Getting Students To Think At Internet Scale
Hugh Pickens writes "The NY Times reports that researchers and workers in fields as diverse as biotechnology, astronomy, and computer science will soon find themselves overwhelmed with information — so the next generation of computer scientists will have to learn think in terms of Internet scale of petabytes of data. For the most part, university students have used rather modest computing systems to support their studies, but these machines fail to churn through enough data to really challenge and train young minds to ponder the mega-scale problems of tomorrow. 'If they imprint on these small systems, that becomes their frame of reference and what they're always thinking about,' said Jim Spohrer, a director at IBM's Almaden Research Center. This year, the National Science Foundation funded 14 universities that want to teach their students how to grapple with big data questions. Students are beginning to work with data sets like the Large Synoptic Survey Telescope, the largest public data set in the world. The telescope takes detailed images of large chunks of the sky and produces about 30 terabytes of data each night. 'Science these days has basically turned into a data-management problem,' says Jimmy Lin, an associate professor at the University of Maryland."

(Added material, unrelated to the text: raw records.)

## Files before the change

eagle_amd/csrc/conv_ad_split32.inc:

```
#ifndef EAGLE_CONV_AD_SPLIT32_INC
#define EAGLE_CONV_AD_SPLIT32_INC
#ifndef EAGLE_ABL_M32
#define EAGLE_ABL_M32 0
#endif
#ifndef EAGLE_M32_RES_NT
#define EAGLE_M32_RES_NT 1
#endif
#ifndef EAGLE_M32_SAUX
#define EAGLE_M32_SAUX (EAGLE_STORE_NT * 2 + EAGLE_M32_RES_NT * 4)
#endif
using f32x16 = __attribute__((ext_vector_type(16))) float;
#if EAGLE_ABL_M32 == 1 || EAGLE_ABL_M32 == 6
__device__ __forceinline__ f32x16 abl_m32_xor(const half8& a_, const half8& b_, f32x16 c_)
{
    const u32x4 ua = __builtin_bit_cast(u32x4, a_), ub = __builtin_bit_cast(u32x4, b_);
    c_[0] = __builtin_bit_cast(float, __builtin_bit_cast(unsigned, c_[0]) ^ ua[0] ^ ub[3]);
    return c_;
}
#define EAGLE_MFMA_M32(A_, B_, C_) abl_m32_xor(A_, B_, C_)
#else
#define EAGLE_MFMA_M32(A_, B_, C_) __builtin_amdgcn_mfma_f32_32x32x16_f16(A_, B_, C_, 0, 0, 0)
#endif
__device__ __forceinline__ void split_store4x(char* dhi, char* dlo, float v0, float v1, float v2, float v3)
{
    const float s0 = __builtin_amdgcn_fmed3f(v0 * SPLIT_SX, -65504.0f, 65504.0f), s1 = __builtin_amdgcn_fmed3f(v1 * SPLIT_SX, -65504.0f, 65504.0f),
                s2 = __builtin_amdgcn_fmed3f(v2 * SPLIT_SX, -65504.0f, 65504.0f), s3 = __builtin_amdgcn_fmed3f(v3 * SPLIT_SX, -65504.0f, 65504.0f);
    const half4 hi = {(_Float16)s0, (_Float16)s1, (_Float16)s2, (_Float16)s3};
    const half4 lo = {(_Float16)(s0 - (float)hi[0]), (_Float16)(s1 - (float)hi[1]), (_Float16)(s2 - (float)hi[2]), (_Float16)(s3 - (float)hi[3])};
    *(half4*)dhi = hi; *(half4*)dlo = lo;
}
template <int CQ, int PG, int RES, int RING = 3, int NRH = 1>
__global__ __launch_bounds__(256, 2) void conv_split_ad32_kernel(ConvArgs a)
{
    static_assert(CQ * PG == 4, "four waves per workgroup");
    static_assert(NRH == 1 || NRH == 2, "the wave's two pixel blocks: one above the other (1) or side by side (2)");
    static_assert(18 % RING == 0 && RING >= 3, "the weight ring holds a divisor of the 18 steps of a chunk");
    using rsrc_t = __amdgpu_buffer_rsrc_t;
    constexpr unsigned OOB = 0x80000000u;
    constexpr int MB = 3, NR = 2, NRV = NR / NRH, NW = 4, BN = CQ * 96, TH = NRV * PG, TW = 32 * NRH;
    constexpr int KSTEP = (BN / 32) * 1024;
    constexpr int PS = 80, SPC = 18, AHEAD = RING - 1;
    constexpr int HW_ = TW + 2, HPIX = (TH + 2) * HW_;
    constexpr int HSLABS = ((HPIX * PS + 1023) / 1024 + NW - 1) / NW * NW, HB = HSLABS * 1024, HK = HSLABS / NW;
    constexpr int RS = 32 * 4, STRIP = 32 * RS;
    extern __shared__ __attribute__((aligned(16))) char smem[];
    char* const Hb = smem;
    char* const strip = smem + 2 * HB + (threadIdx.x >> 6) * STRIP;
    const int tid = threadIdx.x, lane = tid & 63, wave = __builtin_amdgcn_readfirstlane(tid >> 6);
    const int cq = wave % CQ, pg = wave / CQ, kh = lane >> 5, lx = lane & 31;
    const int gy = a.gy, nitems = a.tiles_x * a.tiles_y * a.N * gy, nwg = gridDim.x;
    int item0, item_end;
    {
        const int b = blockIdx.x, xcd = b & 7, k = b >> 3;
        const int wgs_here = (nwg + 7 - xcd) >> 3;
        const int qn = nitems >> 3, rn = nitems & 7;
        const int x0 = xcd < rn ? xcd * (qn + 1) : rn * (qn + 1) + (xcd - rn) * qn;
        const int xc = qn + (xcd < rn ? 1 : 0);
        item0 = x0 + (int)((long)xc * k / wgs_here);
        item_end = x0 + (int)((long)xc * (k + 1) / wgs_here);
    }
    if (item0 >= item_end) return;
    const int nloc = item_end - item0, nch = a.nchunks, GC = nloc * nch;
    const rsrc_t xrs = __builtin_amdgcn_make_buffer_rsrc((void*)a.x, 0, 0x7FFFFFFF, 0x00020000);
    const rsrc_t wrs = __builtin_amdgcn_make_buffer_rsrc((void*)a.w, 0, 0x7FFFFFFF, 0x00020000);
    const rsrc_t rrs = __builtin_amdgcn_make_buffer_rsrc((void*)a.r1, 0, 0x7FFFFFFF, 0x00020000);
    const rsrc_t rrs2 = __builtin_amdgcn_make_buffer_rsrc((void*)a.r2, 0, 0x7FFFFFFF, 0x00020000);
    const rsrc_t yrs = __builtin_amdgcn_make_buffer_rsrc((void*)a.y, 0, 0x7FFFFFFF, 0x00020000);
    constexpr bool RECOMP = HK > 6;
    const int e0 = wave * 64 + lane;
    int hpk[RECOMP ? 1 : HK];
    if constexpr (!RECOMP) {
#pragma unroll
        for (int k = 0; k < HK; ++k) {
            const int e = e0 + NW * 64 * k;
            const int pix = e / 5, slot = e - pix * 5;
            const int hy = pix / HW_, hx = pix - hy * HW_;
            hpk[k] = (pix < HPIX && slot < 4) ? (hy | (hx << 8) | (((slot & 1) * 2 + (slot >> 1)) << 16)) : -1;
        }
    }
    const int bbase = ((pg * NRV) * HW_ + lx) * PS + kh * 16;
    const unsigned wlane = (unsigned)((cq * MB * 64 + lane) * 16);

    auto decode = [&](int item, int& n, int& ty, int& tx, int& nb) {
        int t = item / gy; nb = item - t * gy;
        tx = t % a.tiles_x; t /= a.tiles_x;
        ty = t % a.tiles_y; n = t / a.tiles_y;
    };
    int h_g = 0, h_ch = 0, h_item = item0;
    int h_iy0, h_ix0, h_gb;
    auto halo_origin = [&](int item) {
        int n, ty, tx, nb; decode(item, n, ty, tx, nb);
        h_iy0 = ty * TH - 1; h_ix0 = tx * TW - 1;
        h_gb = (((n * a.H + h_iy0) * a.W + h_ix0) * a.xcs + a.xoff) * 2;
    };
    halo_origin(h_item);
    auto issue_h_slab = [&](int k) {
        char* dst = Hb + (h_g & 1) * HB;
        const unsigned so = (EAGLE_ABL_M32 == 8) ? 0u : (unsigned)(h_ch * 32) * 2u;
        int hy, hx, unit; bool live;
        if constexpr (RECOMP) {
            int e = e0 + NW * 64 * k;
            asm volatile("" : "+v"(e));
            const int pix = (int)(((unsigned)e * 52429u) >> 18), slot = e - pix * 5;
            hy = HW_ == 34 ? (int)(((unsigned)pix * 1928u) >> 16) : (int)(((unsigned)pix * 993u) >> 16); hx = pix - hy * HW_;
            unit = (slot & 1) * 2 + (slot >> 1);
            live = pix < HPIX && slot < 4;
        } else {
            hy = hpk[k] & 0xFF; hx = (hpk[k] >> 8) & 0xFF; unit = (hpk[k] >> 16) & 7; live = hpk[k] >= 0;
        }
        const int iy = h_iy0 + hy, ix = h_ix0 + hx;
        const unsigned off = !(live && (unsigned)iy < (unsigned)a.H && (unsigned)ix < (unsigned)a.W) ? OOB
                             : (unsigned)(h_gb + ((hy * a.W + hx) * a.xcs + unit * 8) * 2);
        __builtin_amdgcn_raw_ptr_buffer_load_lds(xrs, (__attribute__((address_space(3))) void*)(dst + (wave + NW * k) * 1024), 16,
                                                 ((EAGLE_ABL_M32 == 3 || EAGLE_ABL_M32 == 6 || EAGLE_ABL_M32 == 7) && h_g > 0) ? OOB : off, so, 0, 0);
    };
    auto advance_h = [&]() {
        if (h_g + 1 >= GC) return;
        ++h_g;
        if (++h_ch == nch) { h_ch = 0; ++h_item; halo_origin(h_item); }
    };
    auto issue_h = [&]() {
#pragma unroll
        for (int k = 0; k < HK; ++k) issue_h_slab(k);
        advance_h();
    };
    issue_h();
    int gc = 0;
    for (int item = item0; item < item_end; ++item) {
        int n, ty, tx, nb; decode(item, n, ty, tx, nb);
        const int oy0 = ty * TH, ox0 = tx * TW;
        f32x16 acc[MB][NR];
#pragma unroll
        for (int i = 0; i < MB; ++i)
#pragma unroll
            for (int p = 0; p < NR; ++p)
#pragma unroll
                for (int r = 0; r < 16; ++r) acc[i][p][r] = 0.f;
        u32x4 A[RING][MB];
        unsigned wsrc = (unsigned)(nb * nch * SPC) * (unsigned)KSTEP;
        const unsigned wend = wsrc + (unsigned)(nch * SPC) * (unsigned)KSTEP;
        bool abl_a_done = false;
        auto load_a = [&](int slot) {
            const unsigned so = wsrc < wend ? wsrc : wend - KSTEP;
#pragma unroll
            for (int mb = 0; mb < MB; ++mb)
                if (!((EAGLE_ABL_M32 == 2 || EAGLE_ABL_M32 == 6 || EAGLE_ABL_M32 == 7) && abl_a_done)) A[slot][mb] = __builtin_amdgcn_raw_buffer_load_b128(wrs, wlane + mb * 1024, so, 0);
            wsrc += KSTEP;
        };
#pragma unroll
        for (int s = 0; s < AHEAD; ++s) load_a(s);
        abl_a_done = true;
        for (int ch = 0; ch < nch; ++ch, ++gc) {
            if constexpr (AHEAD * MB == 6) asm volatile("s_waitcnt vmcnt(6)" ::: "memory");
            else asm volatile("s_waitcnt vmcnt(15)" ::: "memory");
            static_assert(AHEAD * MB == 6 || AHEAD * MB == 15, "vmcnt literal");
            __builtin_amdgcn_s_barrier();
            issue_h();
            const char* hb = Hb + (gc & 1) * HB + bbase;
            half8 Bh[2][NR], Bl[2][NR];
            auto read_b = [&](int slot, int tap) {
                const int ky = tap / 3, kx = tap - ky * 3;
#pragma unroll
                for (int p = 0; p < NR; ++p) {
                    Bh[slot][p] = *(const half8*)(hb + ((p / NRH + ky) * HW_ + (p % NRH) * 32 + kx) * PS);
                    Bl[slot][p] = *(const half8*)(hb + ((p / NRH + ky) * HW_ + (p % NRH) * 32 + kx) * PS + 32);
                }
            };
            read_b(0, 0);
#pragma unroll
            for (int t = 0; t < 9; ++t) {
                const int bs = (EAGLE_ABL_M32 == 4 || EAGLE_ABL_M32 == 6) ? 0 : (t & 1);
                load_a((2 * t + AHEAD) % RING);
                if (t + 1 < 9 && !(EAGLE_ABL_M32 == 4 || EAGLE_ABL_M32 == 6)) read_b((t + 1) & 1, t + 1);
#pragma unroll
                for (int p = 0; p < NR; ++p)
#pragma unroll
                    for (int mb = 0; mb < MB; ++mb) acc[mb][p] = EAGLE_MFMA_M32((half8)A[(2 * t) % RING][mb], Bh[bs][p], acc[mb][p]);
#pragma unroll
                for (int p = 0; p < NR; ++p)
#pragma unroll
                    for (int mb = 0; mb < MB; ++mb) acc[mb][p] = EAGLE_MFMA_M32((half8)A[(2 * t) % RING][mb], Bl[bs][p], acc[mb][p]);
                __builtin_amdgcn_sched_barrier(0);
                load_a((2 * t + 1 + AHEAD) % RING);
#pragma unroll
                for (int p = 0; p < NR; ++p)
#pragma unroll
                    for (int mb = 0; mb < MB; ++mb) acc[mb][p] = EAGLE_MFMA_M32((half8)A[(2 * t + 1) % RING][mb], Bh[bs][p], acc[mb][p]);
                __builtin_amdgcn_sched_barrier(0);
            }
        }
        const int co0 = nb * BN + cq * 96;
        __builtin_amdgcn_sched_barrier(0);
        const float ds = a.descale;
        int pstrip[4], ppx[4];
#pragma unroll
        for (int i = 0; i < 4; ++i) {
            const int e = i * 64 + lane, px = e >> 3, u = e & 7;
            pstrip[i] = px * RS + ((u ^ (px & 7)) * 16);
            ppx[i] = px | (u << 8);
        }
        auto piece_off = [&](int pass, int i, int cs, int off) -> unsigned {
            const int row = pass / MB, mb = pass - row * MB;
            const int oy = oy0 + pg * NRV + row / NRH, ox2 = ox0 + (row % NRH) * 32 + (ppx[i] & 0xFF), u = ppx[i] >> 8;
            return (oy < a.Ho && ox2 < a.Wo) ? (unsigned)((((n * a.Ho + oy) * a.Wo + ox2) * cs + off + (co0 + mb * 32) * 2 + u * 8) * 2) : OOB;
        };
        float vmax = 0.0f;
        constexpr int NPASS = NR * MB, PB = (RES == 2 && NRH == 2) ? 2 : (RES == 2 || (RES == 1 && NRH == 2)) ? 3 : 6;
        u32x4 rres[RES >= 1 ? PB : 1][4], rres2[RES >= 2 ? PB : 1][4];
        char* const sp = strip + lx * RS + kh * 8;
        const int sw = (lx & 7) * 16;
        auto run_hi = [&](int j) -> char* { return sp + ((j * 32) ^ sw); };
        auto run_lo = [&](int j) -> char* { return sp + ((j * 32 + 16) ^ sw); };
#pragma unroll
        for (int pb0 = 0; pb0 < NPASS; pb0 += PB) {
            if (RES >= 1) {
#pragma unroll
                for (int h2 = 0; h2 < PB; ++h2)
#pragma unroll
                    for (int i = 0; i < 4; ++i) rres[h2][i] = __builtin_amdgcn_raw_buffer_load_b128(rrs, piece_off(pb0 + h2, i, a.r1cs, a.r1off), 0, (EAGLE_M32_SAUX & 4) ? 2 : 0);
            }
            if (RES >= 2) {
#pragma unroll
                for (int h2 = 0; h2 < PB; ++h2)
#pragma unroll
                    for (int i = 0; i < 4; ++i) rres2[h2][i] = __builtin_amdgcn_raw_buffer_load_b128(rrs2, piece_off(pb0 + h2, i, a.r2cs, a.r2off), 0, (EAGLE_M32_SAUX & 4) ? 2 : 0);
            }
#pragma unroll
            for (int h2 = 0; h2 < PB; ++h2) {
                const int pass = pb0 + h2, row = pass / MB, mb = pass - row * MB;
                if (RES >= 1) {
#pragma unroll
                    for (int i = 0; i < 4; ++i) *(u32x4*)(strip + pstrip[i]) = rres[h2][i];
                }
                float v[4][4];
#pragma unroll
                for (int j = 0; j < 4; ++j) {
                    const float4 bv = *(const float4*)(a.bias + co0 + mb * 32 + j * 8 + kh * 4);
                    v[j][0] = acc[mb][row][j * 4 + 0] * ds + bv.x; v[j][1] = acc[mb][row][j * 4 + 1] * ds + bv.y;
                    v[j][2] = acc[mb][row][j * 4 + 2] * ds + bv.z; v[j][3] = acc[mb][row][j * 4 + 3] * ds + bv.w;
                    if (RES >= 1) {
                        const half4 rh = *(const half4*)run_hi(j), rl = *(const half4*)run_lo(j);
#pragma unroll
                        for (int r = 0; r < 4; ++r) v[j][r] = ((float)rh[r] + (float)rl[r]) * SPLIT_RX + v[j][r];
                    }
                }
                if (RES >= 2) {
#pragma unroll
                    for (int i = 0; i < 4; ++i) *(u32x4*)(strip + pstrip[i]) = rres2[h2][i];
#pragma unroll
                    for (int j = 0; j < 4; ++j) {
                        const half4 rh = *(const half4*)run_hi(j), rl = *(const half4*)run_lo(j);
#pragma unroll
                        for (int r = 0; r < 4; ++r) v[j][r] = v[j][r] + ((float)rh[r] + (float)rl[r]) * SPLIT_RX;
                    }
                }
#pragma unroll
                for (int j = 0; j < 4; ++j) {
                    if (a.post_act == 1) {
#pragma unroll
                        for (int r = 0; r < 4; ++r) v[j][r] = v[j][r] > 0.f ? v[j][r] : 0.f;
                    }
                    split_store4x(run_hi(j), run_lo(j), v[j][0], v[j][1], v[j][2], v[j][3]);
                    vmax = split_absmax4(vmax, v[j][0], v[j][1], v[j][2], v[j][3]);
                }
#pragma unroll
                for (int i = 0; i < 4; ++i)
                    __builtin_amdgcn_raw_buffer_store_b128(*(const u32x4*)(strip + pstrip[i]), yrs, (EAGLE_ABL_M32 >= 5 && EAGLE_ABL_M32 <= 7) ? OOB : piece_off(pass, i, a.ycs, a.yoff), 0, EAGLE_M32_SAUX & 3);
            }
        }
        split_report(a.sat, n, vmax);
    }
}
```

Science has always been about extracting knowledge from thoughtfully-generated and -processed data. Managing enormous datasets is not science per se, it's computer engineering. It's useless to say 'hey I'm processing 30 TB' if you're processing them wrong. Scientific method and principles are what count, and they don't change.
I worked for one of the detectors at CERN, and I strongly agree with the notion of Science being a data management problem. We (intend to :-) pull a colossal amount of data from the detectors (about 40 TB/sec in case of the experiment I was working for). Unsurprisingly, all of it can't be stored. There's a dedicated group of people whose only job is to make sure that only relevant information is extracted, and another small group whose only job is to make sure that all this information can be stored, accessed, and processed at large scales. In short, there is a lot that happens with the data before it is even seen by a physicist.
Having said that, I agree that very few people have a real appreciation and/or understanding of these kinds of systems and even fewer have the required depth of knowledge to build them. But this tends to be a highly specialized area, and I can't imagine it's easy to study it as a generic subject.